(Collected data)
int fmcw_copy_device(fmcw_ctx* c, const void* d_src, void* d_dst, int64_t bytes, void* stream) {
  if (!c) return fail(FMCW_E_ARG, "ctx is NULL");
  if (!d_src || !d_dst || bytes < 0) return fail(FMCW_E_ARG, "bad copy arguments");
  CHK(set_device(c));
  HIPCHK(fmcw::launch_copy16(d_src, d_dst, bytes, pick(c, stream)));
  return FMCW_OK;
}

int fmcw_synchronize(fmcw_ctx* c) {
  if (!c) return fail(FMCW_E_ARG, "ctx is NULL");
  CHK(set_device(c));
  HIPCHK(hipStreamSynchronize(c->stream));
  return xcd_check(c);
}

int fmcw_timing_enable(fmcw_ctx* c, int32_t enable) {
  if (!c) return fail(FMCW_E_ARG, "ctx is NULL");
  if (enable < 0 || enable > 3) return fail(FMCW_E_ARG, "timing level must be 0, 1, 2 or 3");
  c->timing = enable;
  return FMCW_OK;
}

static int timing_collect(fmcw_ctx* c) {
  for (auto& pd : c->pending) {
    HIPCHK(hipEventSynchronize(pd.b));
    float ms = 0.f;
    HIPCHK(hipEventElapsedTime(&ms, pd.a, pd.b));
    c->total_ms[pd.stage] += ms;
    c->launches[pd.stage] += 1;
    c->pool.push_back(pd.a);
    c->pool.push_back(pd.b);
  }
  c->pending.clear();
  return FMCW_OK;
}

int fmcw_timing_read(fmcw_ctx* c, int32_t stage, double* total_ms, int64_t* launches) {
  if (!c) return fail(FMCW_E_ARG, "ctx is NULL");
  if (stage < 0 || stage >= kStages) return fail(FMCW_E_ARG, "stage out of range");
  CHK(set_device(c));
  CHK(timing_collect(c));
  if (total_ms) *total_ms = c->total_ms[stage];
  if (launches) *launches = c->launches[stage];
  return FMCW_OK;
}

int fmcw_timing_reset(fmcw_ctx* c) {
  if (!c) return fail(FMCW_E_ARG, "ctx is NULL");
  CHK(set_device(c));
  CHK(timing_collect(c));
  for (int i = 0; i < kStages; ++i) { c->total_ms[i] = 0; c->launches[i] = 0; }
  return FMCW_OK;
}

static int build_xcd_tab(fmcw_ctx* c, hipStream_t s) {
  const int NR = c->p.nr;
  std::vector<double> cr(NR), ci(NR);
  for (int i = 0; i < NR; ++i) {
    const double a = -2.0 * M_PI * (double)i / (double)NR;
    cr[i] = std::cos(a);
    ci[i] = std::sin(a);
  }
  std::vector<float> xt(2 * (size_t)fmcw::XT_SIZE);
  auto xput = [&](int idx, int e1024) { xt[2 * idx] = (float)cr[e1024 & (NR - 1)]; xt[2 * idx + 1] = (float)ci[e1024 & (NR - 1)]; };
  for (int l = 0; l < 64; ++l) {
    for (int k1 = 1; k1 < 8; ++k1)
      for (int e = 0; e < 2; ++e) xput(fmcw::XT_R1 + (2 * (k1 - 1) + e) * 64 + l, (2 * l + e) * k1);
    for (int s1 = 1; s1 < 16; ++s1) xput(fmcw::XT_R2 + (s1 - 1) * 64 + l, 8 * ((l & 7) * s1));
    for (int d0 = 1; d0 < 16; ++d0) xput(fmcw::XT_D1 + (d0 - 1) * 64 + l, 4 * ((l & 15) * d0));
    for (int k1 = 1; k1 < 8; ++k1) xput(fmcw::XT_H1 + (k1 - 1) * 64 + l, 2 * l * k1);
    for (int s1 = 1; s1 < 8; ++s1) xput(fmcw::XT_H2 + (s1 - 1) * 64 + l, 16 * ((l & 7) * s1));
    for (int s2 = 0; s2 < 8; ++s2) xput(fmcw::XT_HC + s2 * 64 + l, l + 64 * s2);
  }
  CHK(c->x_tab.ensure(xt.size() * 4));
  HIPCHK(hipMemcpyAsync(c->x_tab.p, xt.data(), xt.size() * 4, hipMemcpyHostToDevice, s));
  HIPCHK(hipStreamSynchronize(s));
  c->x_tab_ok = true;
  return FMCW_OK;
}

_Task prompt_
Look above for the line with "static int timing_collect(fmcw_ctx*"; retype exactly that line, every line after it up to the line with "c->pool.push_back(pd.a);", and that line too, nothing else.

_Written reply_
static int timing_collect(fmcw_ctx* c) {
  for (auto& pd : c->pending) {
    HIPCHK(hipEventSynchronize(pd.b));
    float ms = 0.f;
    HIPCHK(hipEventElapsedTime(&ms, pd.a, pd.b));
    c->total_ms[pd.stage] += ms;
    c->launches[pd.stage] += 1;
    c->pool.push_back(pd.a);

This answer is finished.